Die Pro-spieler wollten ihre Chars nicht aufgeben in die sie soviel Zeit investiert haben und haben weitergespielt. Das hat viele neue Spieler angelockt. "bei einem Spiel wo viele Spieler sind, muss das SPiel gut sein".
Außerdem hat die Werbung mit Mr. T auch noch mehr Spieler angelockt. Ich nennen sie mal die "neue Generation".

Jedes mmorpg wird, ob es will oder nicht, an WoW gemessen und ich glaube WoW wird noch einige Zeit bestehen, bis Blizz letztendlich selbst die Server runterfährt.

Darüber lässt sich viel diskutieren, ich allerdings will vielleicht wieder mit HdrO anfangen. Hab nur Angst, dass ich wieder Probleme mit Click and Buy haben werde. Letztes Mal haben die 2x abgebucht für einen Monat und ich hatte nur Geld aufm Konto für einen. Dann hab ich Strafgebühren zahlen sollen, wo ich doch kein Geld hatte und das hat sich angestaut. Heute ist das allles zum Glück geklärt. Ne Game-Card wär sinnvoll.

Mit welchem Beruf lässt sich eigentlich Geld verdienen? Ich bin Bauer und hab eigentlich nie Geld. =(

Meine größte Angst ist aber auch, dass HdRo nicht mehr genügend Spieler hat und Server runterfährt. Ist ja immer recht wenig los in den Foren, da denkt man sich schon schlechtes.


----------



## LoLTroll (10. Mai 2009)

Ferethor schrieb:


> Und auf die Frage warum WoW so erfolgreich ist, würde ich mal sagen: Es hat früher als es veröffentlicht wurde, die meisten Möglichkeiten geboten. Daraufhin haben ein paar Leute angefangen zu spielen und fanden es gut. Das hat sich wie ein Lauffeuer verbreitet. (viele Spieler haben mit WoW vielleicht angefangen, weil Blizz damals für qualitative gute  Spiele stand, wie Diablo)
> Die Pro-spieler wollten ihre Chars nicht aufgeben in die sie soviel Zeit investiert haben und haben weitergespielt. Das hat viele neue Spieler angelockt. "bei einem Spiel wo viele Spieler sind, muss das SPiel gut sein".
> Außerdem hat die Werbung mit Mr. T auch noch mehr Spieler angelockt.
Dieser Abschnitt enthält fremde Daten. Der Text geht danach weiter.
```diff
@@ -189,8 +206,15 @@
 
 int kws_dwconv_bwd_bn_amax_f32(const float* dz, const float* y, const float* bn, const float* w, const float* coef,
                                float* dy, float* part, int pass, int B, int L_in, int L_out, int C, int stride, int pad_l,
-                               unsigned* amax, void* stream_) {
+                               unsigned* amax, void* stream) {
+  return kws_dwconv_bwd_bn_dir_f32(dz, y, bn, w, coef, dy, part, pass, B, L_in, L_out, C, stride, pad_l, amax, 0, stream);
+}
+
+int kws_dwconv_bwd_bn_dir_f32(const float* dz, const float* y, const float* bn, const float* w, const float* coef,
+                              float* dy, float* part, int pass, int B, int L_in, int L_out, int C, int stride, int pad_l,
+                              unsigned* amax, int descending, void* stream_) {
   hipStream_t stream = (hipStream_t)stream_;
+  KWS_REQUIRE(pass == 2 || !descending, "dwconv_bwd_bn: pass %d cannot sweep descending (its sums are order-bound)", pass);
   KWS_REQUIRE(dz && y && bn && w, "dwconv_bwd_bn: NULL pointer");
   KWS_REQUIRE(pass == 1 ? part != nullptr : (pass == 2 && coef != nullptr && dy != nullptr),
               "dwconv_bwd_bn: pass %d needs %s", pass, pass == 1 ? "part" : "coef and dy");
@@ -201,7 +225,7 @@
   KwsProfScope prof("dwconv_bwd", 12.0 * B * L_in * C,
                     4.0 * ((pass == 2 ? 2.0 : 1.0) * B * L_in * C + (double)B * L_out * C), st);
   if (pass == 1) return launch_dw_bwd<1>(dz, y, bn, w, nullptr, nullptr, part, B, L_in, L_out, C, stride, pad_l, st);
-  return launch_dw_bwd<2>(dz, y, bn, w, coef, dy, nullptr, B, L_in, L_out, C, stride, pad_l, st, amax);
-}
-
-}
+  return launch_dw_bwd<2>(dz, y, bn, w, coef, dy, nullptr, B, L_in, L_out, C, stride, pad_l, st, amax, 0, 0, descending != 0);
+}
+
+}
diff --git a/speech_recognition_amd/csrc/net.hip b/speech_recognition_amd/csrc/net.hip
--- a/speech_recognition_amd/csrc/net.hip
+++ b/speech_recognition_amd/csrc/net.hip
@@ -531,6 +531,14 @@
   return KWS_OK;
 }
 
+extern "C" int kws_net_get_sweep_mode(const kws_net_t* net) { return net ? net->sweep_mode.load(std::memory_order_relaxed) : 0; }
+extern "C" int kws_net_set_sweep_mode(kws_net_t* net, int mode) {
+  KWS_REQUIRE(net != nullptr, "net_set_sweep_mode: NULL net");
+  KWS_REQUIRE(mode >= 0 && mode <= 2, "net_set_sweep_mode: mode %d (0 = planned per block, 1 = all ascending, 2 = all descending)", mode);
+  net->sweep_mode.store(mode, std::memory_order_relaxed);
+  return KWS_OK;
+}
+
 int kws_net_train_fwd_bwd(const kws_net_t* net, const float* params, float* state, const float* x,
                           const float* y_onehot, int B, float* grads, float* probs, float* metrics, uint64_t seed,
                           uint32_t step, int64_t row_offset, int loss_batch, void* workspace, int64_t workspace_bytes,
diff --git a/speech_recognition_amd/csrc/net_dw3ladder.hip b/speech_recognition_amd/csrc/net_dw3ladder.hip
--- a/speech_recognition_amd/csrc/net_dw3ladder.hip
+++ b/speech_recognition_amd/csrc/net_dw3ladder.hip
@@ -2,6 +2,8 @@
 
 int Dw3Ladder::build(KerasNames& kn, const int (*spec)[2], int n, int fm, int input_size) {
   int L = L1, cin = C1;
+  net = kn.n;
+  clip_floats = input_size;
   for (int i = 0; i < n; ++i) {
     Dw3Block b;
     b.stride = spec[i][0];
@@ -110,9 +112,27 @@
   return kws_transpose_batch_f32(tin, tout, trows, tcols, nb(), r.st);
 }
 
+int Dw3Ladder::fwd_descending(int i, int B) const {
+  const int mode = kws_net_get_sweep_mode(net);
+  if (mode != 0) return mode == 2;
+  const Dw3Block& b = blocks[i];
+  const int64_t y = (int64_t)B * b.Lin * b.cin * 4, z = (int64_t)B * b.Lout * b.cin * 4;
+  const int64_t a = i == 0 ? (int64_t)B * clip_floats * 4 : (int64_t)B * blocks[i - 1].Lout * blocks[i - 1].cin * 4;
+  return kws_sweep_plan(a + y, y + z, KWS_SWEEP_MALL_BYTES);
+}
+
+int Dw3Ladder::bwd2_descending(int i, int B) const {
+  const int mode = kws_net_get_sweep_mode(net);
+  if (mode != 0) return mode == 2;
+  const Dw3Block& b = blocks[i];
+  const int64_t y = (int64_t)B * b.Lin * b.cin * 4, dz = (int64_t)B * b.Lout * b.cin * 4;
+  return kws_sweep_plan(dz + y, dz + y + y, KWS_SWEEP_L2_BYTES);
+}
+
 int Dw3Ladder::fwd_dw(int i, const Dw3Run& r, unsigned* amax) const {
   const Dw3Block& b = blocks[i];
-  return kws_dwconv_fwd_amax_f32(r.y(i), r.bn_at(i), r.params + b.dw, r.z(i), r.B, b.Lin, b.Lout, b.cin, b.stride, b.pad_l, amax, r.st);
+  return kws_dwconv_fwd_dir_f32(r.y(i), r.bn_at(i), r.params + b.dw, r.z(i), r.B, b.Lin, b.Lout, b.cin, b.stride, b.pad_l, amax,
+                                fwd_descending(i, r.B), r.st);
 }
 
 int Dw3Ladder::stats_finalize(int i, const Dw3Run& r, const float* stats, int rows) const {
@@ -137,6 +157,10 @@
   const int n_parts = (int)(kws_dwconv_bwd_part_floats(r.B, b.Lin, b.cin) / (5 * b.cin));
   KWS_TRY(kws_dw_bwd_finalize(r.part, n_parts, (int64_t)r.B * b.Lin, b.cin, r.grads + b.dw, r.grads + prev.gamma, r.grads + prev.beta,
                               r.coef, r.red, r.st));
-  return kws_dwconv_bwd_bn_amax_f32(r.DZ, r.y(i), r.bn_at(i), r.params + b.dw, r.coef, dy, nullptr, 2, r.B, b.Lin, b.Lout, b.cin, b.stride,
-                                    b.pad_l, amax, r.st);
+  return kws_dwconv_bwd_bn_dir_f32(r.DZ, r.y(i), r.bn_at(i), r.params + b.dw, r.coef, dy, nullptr, 2, r.B, b.Lin, b.Lout, b.cin, b.stride,
+                                   b.pad_l, amax, bwd2_descending(i, r.B), r.st);
 }
+
+extern "C" int kws_sweep_descending(int64_t producer_bytes, int64_t consumer_bytes, int64_t capacity_bytes) {
+  return kws_sweep_plan(producer_bytes, consumer_bytes, capacity_bytes);
+}
diff --git a/speech_recognition_amd/csrc/net_internal.h b/speech_recognition_amd/csrc/net_internal.h
--- a/speech_recognition_amd/csrc/net_internal.h
+++ b/speech_recognition_amd/csrc/net_internal.h
@@ -47,7 +47,24 @@
   int64_t n_params = 0, n_state = 0;
   std::unique_ptr<NetProgram> program;
   std::atomic<int> gemm_mode{0};
-};
+  std::atomic<int> sweep_mode{0};
+};
+
+constexpr int64_t KWS_SWEEP_MALL_BYTES = (int64_t)256 << 20;
+constexpr int64_t KWS_SWEEP_L2_BYTES = (int64_t)8 * (4 << 20);
+inline double kws_sweep_resident_same(int64_t p, int64_t q, int64_t cap) {
+  if (p <= cap && q <= cap) return 1.0;
+  if (q <= cap) return (double)(cap - q) / (double)(p - q);
+  if (p <= cap) return (double)(cap - p) / (double)(q - p);
+  return 0.0;
+}
+inline double kws_sweep_resident_opposite(int64_t p, int64_t q, int64_t cap) {
+  return p + q <= cap ? 1.0 : (double)cap / (double)(p + q);
+}
+inline int kws_sweep_plan(int64_t p, int64_t q, int64_t cap) {
+  if (p <= 0 || q <= 0 || cap <= 0) return 0;
+  return kws_sweep_resident_opposite(p, q, cap) > kws_sweep_resident_same(p, q, cap) ? 1 : 0;
+}
 
 int64_t kws_net_add_tensor(kws_net* n, const std::string& name, std::vector<int64_t> shape, bool is_state, float l2,
                            int fan_in, int fan_out, float init);
@@ -144,7 +161,11 @@
   int L1 = 0, C1 = 0;
   BnRef bn1;
   std::vector<Dw3Block> blocks;
+  const kws_net* net = nullptr;
+  int clip_floats = 0;
   int nb() const { return (int)blocks.size(); }
+  int fwd_descending(int i, int B) const;
+  int bwd2_descending(int i, int B) const;
   int build(KerasNames& kn, const int (*spec)[2], int n, int fm, int input_size);
   Dw3Sizes sizes(int B) const;
   void take_acts(Bump& bp, int B, bool training, const Dw3Sizes& s, Dw3Offsets* o) const;
diff --git a/speech_recognition_amd/net.py b/speech_recognition_amd/net.py
--- a/speech_recognition_amd/net.py
+++ b/speech_recognition_amd/net.py
@@ -60,6 +60,9 @@
             import os
             gemm_mode = 2 if os.environ.get("KWS_GEMM_F16X2") else 0
         self.set_gemm_mode(gemm_mode)
+        import os
+        if os.environ.get("KWS_SWEEP_MODE"):
+            self.set_sweep_mode(int(os.environ["KWS_SWEEP_MODE"]))
         self.initialize(seed)
 
     @property
@@ -68,6 +71,13 @@
 
     def set_gemm_mode(self, mode):
         _lib.check(self.lib.kws_net_set_gemm_mode(self.handle, int(mode)), "kws_net_set_gemm_mode")
+
+    @property
+    def sweep_mode(self):
+        return int(self.lib.kws_net_get_sweep_mode(self.handle))
+
+    def set_sweep_mode(self, mode):
+        _lib.check(self.lib.kws_net_set_sweep_mode(self.handle, int(mode)), "kws_net_set_sweep_mode")
 
     def __del__(self):
         try:
```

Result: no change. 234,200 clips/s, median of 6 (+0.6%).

Ich nennen sie mal die "neue Generation".



WoW hat sich vieler schon vorhandener MMOs bedient, das beste kopiert und zumsammen geschnitten, sodass selbst ein Gehirnamputierter Frosch das Spiel erfolgreich spielen kann.

Mehr ist es eigentlich nicht. Es hat kopiert und vereinfacht =)


----------



## Catsmoves (10. Mai 2009)

ich habe auch kurz mal herr der ringe angetestet, aber es gefällt mir einfach nicht, es liegt mir nicht so. sieht alles so realistisch aus die menschen usw. spiele noch wow, aber grad kein bock drauf. soll aber net heissen das ich irgendwo anders zocken will. Nein!


----------



## Gocu (10. Mai 2009)

Catsmoves schrieb:


> ich habe auch kurz mal herr der ringe angetestet, aber es gefällt mir einfach nicht, es liegt mir nicht so. sieht alles so realistisch aus die menschen usw. spiele noch wow, aber grad kein bock drauf. soll aber net heissen das ich irgendwo anders zocken will. Nein!
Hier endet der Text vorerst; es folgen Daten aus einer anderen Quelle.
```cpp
void launch_edge(const EdgeArgs& a, hipStream_t s) {
  if (a.n_tile <= 0) return;
  const dim3 grid(a.n_tile * std::max(a.n_member, 1)), block(256);
  const bool keep = !a.exact && (a.geom_rows || a.keep_V || a.keep_T || a.keep_ang || a.keep_K || a.attn_drop_p > 0.f);
  const bool dead = a.g_update && a.geom_dead && !keep;
#define SCANN_EDGE_GO(...) hipLaunchKernelGGL((edge_kernel<__VA_ARGS__>), grid, block, 0, s, a)
#define SCANN_EDGE_ROWS(G, ...)                                             \
  do {                                                                      \
    if (a.tile_rows == 32) SCANN_EDGE_GO(G, 1, __VA_ARGS__);                \
    else SCANN_EDGE_GO(G, 2, __VA_ARGS__);                                  \
  } while (0)
  if (a.n_member > 0) {
    if (!a.g_update) SCANN_EDGE_ROWS(false, false, false, false, false, false, false, true);
    else if (a.fuse_basis) SCANN_EDGE_ROWS(true, true, false, false, false, false, false, true);
    else if (a.geom_dead) SCANN_EDGE_ROWS(true, false, false, false, true, false, false, true);
    else SCANN_EDGE_ROWS(true, false, false, false, false, false, false, true);
  } else if (a.mc_rows && a.attn_drop_p > 0.f) {
    if (!a.g_update) SCANN_EDGE_ROWS(false, false, false, false, false, false, true);
    else if (a.fuse_basis) SCANN_EDGE_ROWS(true, true, false, false, false, false, true);
    else if (a.geom_dead) SCANN_EDGE_ROWS(true, false, false, false, true, false, true);
    else SCANN_EDGE_ROWS(true, false, false, false, false, false, true);
  } else if (a.exact && a.attn_out) {
    if (!a.g_update) SCANN_EDGE_ROWS(false, false, true, false, false, true);
    else if (dead) SCANN_EDGE_ROWS(true, false, true, false, true, true);
    else SCANN_EDGE_ROWS(true, false, true, false, false, true);
  } else if (a.exact) {
    if (!a.g_update) SCANN_EDGE_ROWS(false, false, true, false, false);
    else if (dead) SCANN_EDGE_ROWS(true, false, true, false, true);
    else SCANN_EDGE_ROWS(true, false, true, false, false);
  } else if (a.attn_out) {
    if (!a.g_update) SCANN_EDGE_ROWS(false, false, false, false, false, true);
    else if (a.fuse_basis) SCANN_EDGE_ROWS(true, true, false, false, false, true);
    else if (a.geom_dead) SCANN_EDGE_ROWS(true, false, false, false, true, true);
    else SCANN_EDGE_ROWS(true, false, false, false, false, true);
  } else if (keep) {
    if (a.g_update) SCANN_EDGE_ROWS(true, false, false, true, false);
    else SCANN_EDGE_ROWS(false, false, false, true, false);
  } else if (!a.g_update) {
    SCANN_EDGE_ROWS(false, false, false, false, false);
  } else if (a.fuse_basis) {
    SCANN_EDGE_ROWS(true, true, false, false, false);
  } else {
    if (dead) SCANN_EDGE_ROWS(true, false, false, false, true);
    else SCANN_EDGE_ROWS(true, false, false, false, false);
  }
#undef SCANN_EDGE_ROWS
#undef SCANN_EDGE_GO
}


__global__ __launch_bounds__(256) void basis_kernel(BasisParams p, const float* __restrict__ dist,
                                                    const float* __restrict__ weight, int n_edge,
                                                    float* __restrict__ geom) {
#pragma clang fp contract(off)
  __shared__ __attribute__((aligned(16))) _Float16 sH[64 * BASIS_STRIDE];
  __shared__ __attribute__((aligned(16))) _Float16 sL[64 * BASIS_STRIDE];
  const int tid = threadIdx.x, lane = tid & 63, wave = tid >> 6;
  const int lrow = lane & 31, lh = lane >> 5, cbase = 32 * wave + 4 * lh;
  const int e0 = blockIdx.x * 64;
  const int ne = min(64, n_edge - e0);
  f16x8 bdh[2], bdl[2], bwh[2], bwl[2];
  load_wsplit<2>(p.Wdh, wave, lane, bdh, bdl);
  load_wsplit<2>(p.Wwh, wave, lane, bwh, bwl);
  float4 bd[4], bw[4];
#pragma unroll
  for (int j = 0; j < 4; ++j) {
    bd[j] = *reinterpret_cast<const float4*>(p.bd + cbase + 8 * j);
    bw[j] = *reinterpret_cast<const float4*>(p.bw + cbase + 8 * j);
  }
  {
    const int r = tid >> 2, sub = tid & 3;
    const int rs = min(r, ne - 1);
    const float xd = dist[e0 + rs], xw = weight[e0 + rs];
    f16x8 gh[2], gl[2];
#pragma unroll
    for (int i = 0; i < 8; ++i) {
      const int k = 8 * sub + i;
      const float cdk = p.cd[min(k, NG - 1)], cwk = p.cw[min(k, NG - 1)];
      const float vd = (k < NG && r < ne) ? gauss_fast(xd, cdk) : 0.f, vw = (k < NG && r < ne) ? gauss_fast(xw, cwk) : 0.f;
      gh[0][i] = (_Float16)vd; gl[0][i] = (_Float16)(vd - (float)gh[0][i]);
      gh[1][i] = (_Float16)vw; gl[1][i] = (_Float16)(vw - (float)gh[1][i]);
    }
    *reinterpret_cast<f16x8*>(sH + r * BASIS_STRIDE + 8 * sub) = gh[0];
    *reinterpret_cast<f16x8*>(sL + r * BASIS_STRIDE + 8 * sub) = gl[0];
    *reinterpret_cast<f16x8*>(sH + r * BASIS_STRIDE + 32 + 8 * sub) = gh[1];
    *reinterpret_cast<f16x8*>(sL + r * BASIS_STRIDE + 32 + 8 * sub) = gl[1];
  }
  __syncthreads();
  f32x16 accd[2], accw[2];
  mma_split<2, true, BASIS_STRIDE>(sH, sL, bdh, bdl, lane, accd);
  mma_split<2, true, BASIS_STRIDE>(sH + 32, sL + 32, bwh, bwl, lane, accw);
  constexpr float WINV = 1.0f / WSCALE;
// ... 260 lines not shown
```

Hat denn jemand behauptet das du was anderes als WoW spielen willst?



Ferethor schrieb:


> Mit welchem Beruf lässt sich eigentlich Geld verdienen? Ich bin Bauer und hab eigentlich nie Geld. =(
> 
> Meine größte Angst ist aber auch, dass HdRo nicht mehr genügend Spieler hat und Server runterfährt. Ist ja immer recht wenig los in den Foren, da denkt man sich schon schlechtes.




Verdienen tust auf später genug, der Beruf ist da leider nichmehr so wichtig, seit dem AddOn. Aber gutes Geld kann man normalerweise als Rüstungsschmied machen und seit dem AddOn findet man als Schürfer auch "Mithril-Schuppen" bei Erz-Vorkommen und die kann man gut verkaufen.

Es gibt genügend Spieler in HdRO. Meistens sind Abends auf Belegaer im Serverweiten SNG Channel über 1000 Leute drin (Und das sind nicht alle).


----------



## Haszor (10. Mai 2009)

teroa schrieb:


> dem kann mann nix mehr hinzufügen...wow 60 zeit hammer geil... wow 70er zeit naja geht so ,,,wow 80er zeit gott ist das game totgemacht worden..  (von der story abgesehn die ist in laufe der addons eh abhanden gekommen)
> jetzt spiel ich hdro und muss sagen es übertrumpft wow um längen in fast jeder hinsicht vor allen weil in dem spiel die klassenbalance nicht totgernerft wird wegen pvp..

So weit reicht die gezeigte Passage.